A cavaliere della strada (attuale via della Pineta Sacchetti) e dell’acquedotto, che vennero leggermente deviati, rimane sulla destra della via, a 2,5 chilometri a sud rispetto al forte Trionfale, a 2 chilometri (in linea d’aria) rispetto al saliente delle mura vaticane e a 1,5 chilometri dal forte Boccèa, a sud-ovest.
Con le artiglierie posizionate sul fronte esterno copriva da est a ovest la valle dell’Inferno, le alture a ovest della via Trionfale, le “ondulazioni” di Piombino, Vacchereccia, cascina Zacchei, l’area di Primavalle sino alle alture di S. Agata, piano di Marmo, Torrevecchia e Tre fontane. Con il fianco destro attuava il tiro incrociato con il forte Trionfale e copriva le alture di via Trionfale, quelle del Vaticano e la valle dell’Inferno.

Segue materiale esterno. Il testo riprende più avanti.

# thawro/pytorch-human-pose

Hardware: AMD Instinct MI355X
Metric: images/sec (fwd+decode) HigherHRNet-W32 512px (higher is better)
Workload: dtype bf16; 1 GPU; HigherHRNet-W32 inference bf16, batch 32 @ 512x512 per GPU (conv fwd on N(0,1) images + AE decode on constructed maps, 10 people/image, det_thr 0.05, tag_thr 0.5, adjust+refine); global_batch=32, parallelism=image-sharded replicas x1, no data-path collective

## Files before the change

### include/hhrnet.h

```cpp
#ifndef HHRNET_H
#define HHRNET_H
#include <stdint.h>

#ifdef __cplusplus
extern "C" {
#endif

#define HH_ABI_VERSION 3
#define HH_DTYPE_BF16 1
#define HH_DTYPE_FP8 2
#define HH_DTYPE_F16 3

typedef struct hh_net hh_net;
typedef struct hh_decoder hh_decoder;

int hh_abi_version(void);
const char *hh_last_error(void);

hh_net *hh_create(int num_kpts, int C, int dtype);
void hh_destroy(hh_net *net);

hh_net *hh_create_classifier(int C, int num_classes, int dtype);
int hh_forward_classifier(hh_net *net, const float *images, int B, int H, int W, float *logits, void *stream);

int hh_num_params(const hh_net *net);
const char *hh_param_name(const hh_net *net, int index);
int hh_param_shape(const hh_net *net, int index, int64_t shape[4]);

int hh_load_weights(hh_net *net, const char *name, const float *host, const int64_t *shape, int ndim);
int hh_finalize(hh_net *net);

int hh_calibrate(hh_net *net, const float *images, int B, int H, int W, int rounds, void *stream);

int hh_e4m3_encode(const float *x, int64_t n, unsigned char *out);
int hh_e4m3_decode(const unsigned char *x, int64_t n, float *out);

int hh_reserve(hh_net *net, int B, int H, int W);
int64_t hh_workspace_bytes(const hh_net *net);

int hh_forward(hh_net *net, const float *images, int B, int H, int W, float *init_heatmaps, float *deconv_heatmaps,
               int use_graph, void *stream);

int hh_set_multi_lane(hh_net *net, int enable);

int hh_debug_check_plan(const hh_net *net);

double hh_forward_flops(const hh_net *net, int B, int H, int W);

int hh_profile_enable(hh_net *net, int enable);
int hh_profile_count(const hh_net *net);
int hh_profile_get(hh_net *net, int index, int *cfg, double *flops, double *bytes, float *ms, float *kernel_ms, const char **layer);
int hh_profile_clock(hh_net *net, int index, double *ghz);
int hh_conv_config(int cfg, int out[7]);
int hh_conv_config_double_buffered(int cfg);

int hh_debug_conv_bench(int cfg, int B, int Hin, int Win, int cin, int cout, int with_res, int relu, int iters,
                        float *ms_per_launch, unsigned long long *stamps16, int ref_cfg, float *max_diff);

int hh_debug_bb_bench(int B, int H, int W, int iters, float *ms_per_launch, unsigned long long *stamps64);
int hh_debug_bb_compare(int B, int H, int W, int iters, float *max_diff, float *ms_classic, float *ms_pc);

int hh_debug_bb_cover(int B, int H, int W, int tall, int num_cus, int64_t counts[4]);

int hh_set_taps(hh_net *net, int enable);
int hh_num_taps(const hh_net *net);
const char *hh_tap_name(const hh_net *net, int index);
int hh_tap_shape(const hh_net *net, int index, int64_t shape[4]);
int hh_tap_read(hh_net *net, int index, float *host_nchw);

int hh_preprocess_u8(const unsigned char *image_hwc, int h, int w, const double dst_to_src[6], float *out_nchw, int H, int W,
                     const float mean[3], const float stdv[3], void *stream);

typedef struct hh_image_desc {
    long long offset;
    int h, w;
    double dst_to_src[6];
} hh_image_desc;
int hh_preprocess_u8_batch(const unsigned char *images_base, const hh_image_desc *descs_dev, int n, float *out_nchw, int H, int W,
                           const float mean[3], const float stdv[3], void *stream);

int hh_flip_images(const float *images, float *out, int B, int C, int H, int W, void *stream);
int hh_flip_merge(float *hm, int64_t hm_bstride, const float *hm_flipped, int64_t hmf_bstride, const float *tags_flipped,
                  int64_t tf_bstride, float *tags_out, int64_t to_bstride, const int32_t *perm_host, int B, int K,
                  int h, int w, void *stream);

hh_decoder *hh_decoder_create(int num_kpts, int max_people, double det_thr, double tag_thr);
void hh_decoder_destroy(hh_decoder *dec);
int hh_decoder_reserve(hh_decoder *dec, int B, int H, int W, int E);
int hh_decoder_set_exact_topk(hh_decoder *dec, int enable);

#define HH_DECODE_FALLBACK 1
#define HH_DECODE_SOLVER_GUARD 2
int hh_decode(hh_decoder *dec, const float *hm_q, int64_t hm_q_bstride, const float *hm_h, int64_t hm_h_bstride,
              const float *const *tags_q, const int64_t *tags_bstride, int E, int B, int hq, int wq, int adjust,
              int refine, float *joints, float *scores, int32_t *num_people, int32_t *flags, void *stream);

int hh_parse(hh_decoder *dec, const float *hm_full, const float *tags_full, int E, int B, int H, int W, int adjust,
             int refine, float *joints, float *scores, int32_t *num_people, int32_t *flags, void *stream);
// ... 309 lines not shown
```

### pytorch-human-pose_amd/csrc/capi.cpp

```cpp
#include <cmath>
#include <cstdint>
#include <cstring>
#include <string>
#include <vector>

#include "../../include/hhrnet.h"
#include "engine.h"
#include "optim_math.h"
#include "grad_stats_math.h"
#include "ema_math.h"
#include "render_math.h"
#include "panel_math.h"
#include "coco_eval_math.h"
#include "crowd_mask_math.h"
#include "track_math.h"

const char *hh_get_error();
int hh_tap_read_impl(hh_net *n, int index, float *host);

extern "C" {

int hh_abi_version(void) { return HH_ABI_VERSION; }
const char *hh_last_error(void) { return hh_get_error(); }

// ... 70 lines not shown
int hh_e4m3_encode(const float *x, int64_t n, unsigned char *out)
{
    for (int64_t i = 0; i < n; ++i) out[i] = hh_f32_to_e4m3(x[i]);
    return 0;
}
int hh_e4m3_decode(const unsigned char *x, int64_t n, float *out)
{
    for (int64_t i = 0; i < n; ++i) out[i] = hh_e4m3_to_f32(x[i]);
    return 0;
}
int hh_finalize(hh_net *net) { return net->finalize(); }
int hh_calibrate(hh_net *net, const float *images, int B, int H, int W, int rounds, void *stream)
{
    if (!images || B <= 0 || H <= 0 || W <= 0 || H % 32 || W % 32) { hh_set_error("hh_calibrate: need images [B,3,H,W] with H, W multiples of 32"); return 1; }
    return net->calibrate(images, B, H, W, rounds > 0 ? rounds : 2, (hipStream_t)stream);
}
int hh_reserve(hh_net *net, int B, int H, int W) { return net->reserve(B, H, W); }
int64_t hh_workspace_bytes(const hh_net *net) { return net->ws_bytes; }

int hh_forward(hh_net *net, const float *images, int B, int H, int W, float *init_heatmaps, float *deconv_heatmaps,
               int use_graph, void *stream)
{
    if (net->kind != 0) { hh_set_error("hh_forward: classifier handle, use hh_forward_classifier"); return 1; }
    if (!images || !init_heatmaps || !deconv_heatmaps) { hh_set_error("hh_forward: null buffer"); return 1; }
    if (B <= 0 || H <= 0 || W <= 0 || H % 32 || W % 32) { hh_set_error("hh_forward: H and W must be positive multiples of 32"); return 1; }
    return net->forward(images, B, H, W, init_heatmaps, deconv_heatmaps, use_graph, (hipStream_t)stream);
}
double hh_forward_flops(const hh_net *net, int B, int H, int W) { return net->flops(B, H, W); }

int hh_set_multi_lane(hh_net *net, int enable)
{
    net->multi_lane = enable != 0;
    for (auto &g : net->graphs) hipGraphExecDestroy(g.exec);
    net->graphs.clear();
    return 0;
}
int hh_set_taps(hh_net *net, int enable) { net->taps_enabled = enable != 0; return 0; }
int hh_num_taps(const hh_net *net) { return (int)net->taps.size(); }
const char *hh_tap_name(const hh_net *net, int i) { return (i >= 0 && i < (int)net->taps.size()) ? net->taps[i].name.c_str() : nullptr; }
int hh_tap_shape(const hh_net *net, int i, int64_t shape[4])
{
    if (i < 0 || i >= (int)net->taps.size()) return 1;
    const TensorDesc &d = net->tensors[net->taps[i].tensor];
    shape[0] = net->lastB; shape[1] = net->taps[i].C; shape[2] = net->lastH >> d.shift; shape[3] = net->lastW >> d.shift;
    return 0;
}
int hh_tap_read(hh_net *net, int index, float *host_nchw) { return hh_tap_read_impl(net, index, host_nchw); }
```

A sinistra, invece, assicurava il traguardo con il forte Boccèa e copriva le alture di Primavalle, Monte Spaccato, Acquafredda e delle Tre fontane.
La specificità difensiva era affidata, in particolar modo, al fronte principale per tutelare l’area a nord-ovest della capitale e al tiro incrociato con i due forti limitrofi.
Il forte Braschi fa parte della prima fase realizzativa del campo trincerato e fu iniziato in contemporanea con gli altri forti alla destra del Tevere. Cominciato nel novembre 1877, fu portato a termine nel 1881. Non si hanno in questo caso informazioni relative ai costi, ma l’esproprio di un’area appartenente al cardinal Braschi e la deviazione, sia pur di limitate proporzioni, della via e dell’acquedotto, dovettero far lievitare notevolmente i costi indiretti.
La planimetria essenziale del forte è riconducibile a un trapezio isoscele “spezzato” lungo un asse verticale nei due fronti principali, al fine di consentire un raggio d’azione più ampio alle artiglierie.
Il forte, in realtà, rientra nel gruppo di realizzazioni “tipologiche”, nel senso che presenta la classica morfologia del forte tipo Anversa con alcune minime variazioni interessanti da un punto di vista difensivo. Il fronte, costituito dai due salienti, è caratterizzato dalla caponiera centrale e dai due moderni orecchioni agli estremi, determinati dalle mezze caponiere a difesa dei fossati laterali; i fianchi obliqui presentano la stessa angolazione rispetto ai due fronti (120° rispetto al fronte e 60° rispetto alla gola) e le due facce della gola hanno al centro una caponiera a difesa dei fossati in asse con quella del fronte.
Se negli altri forti veniva stabilita l’assialità caponiera frontale - accesso, in questo caso l’asse è determinato dalle due caponiere, mentre l’ingresso rimane defilato sulla sinistra e preceduto da un puntone triangolare terrapienato al qual si accedeva da una sopraelevazione. Gli elementi tipologici ci sono un po’ tutti e non si è voluta modificare questa impostazione, a quanto pare coincidente con l’area più favorevole, anche a costo di deviare via e acquedotto. L’artiglieria schierata verso l’esterno in modo soddisfacente (5 postazioni), il traguardo minimo coi forti limitrofi, la protezione interna delle caponiere assiali e laterali e i muri alla Carnot rendevano questo forte una buona realizzazione difensiva.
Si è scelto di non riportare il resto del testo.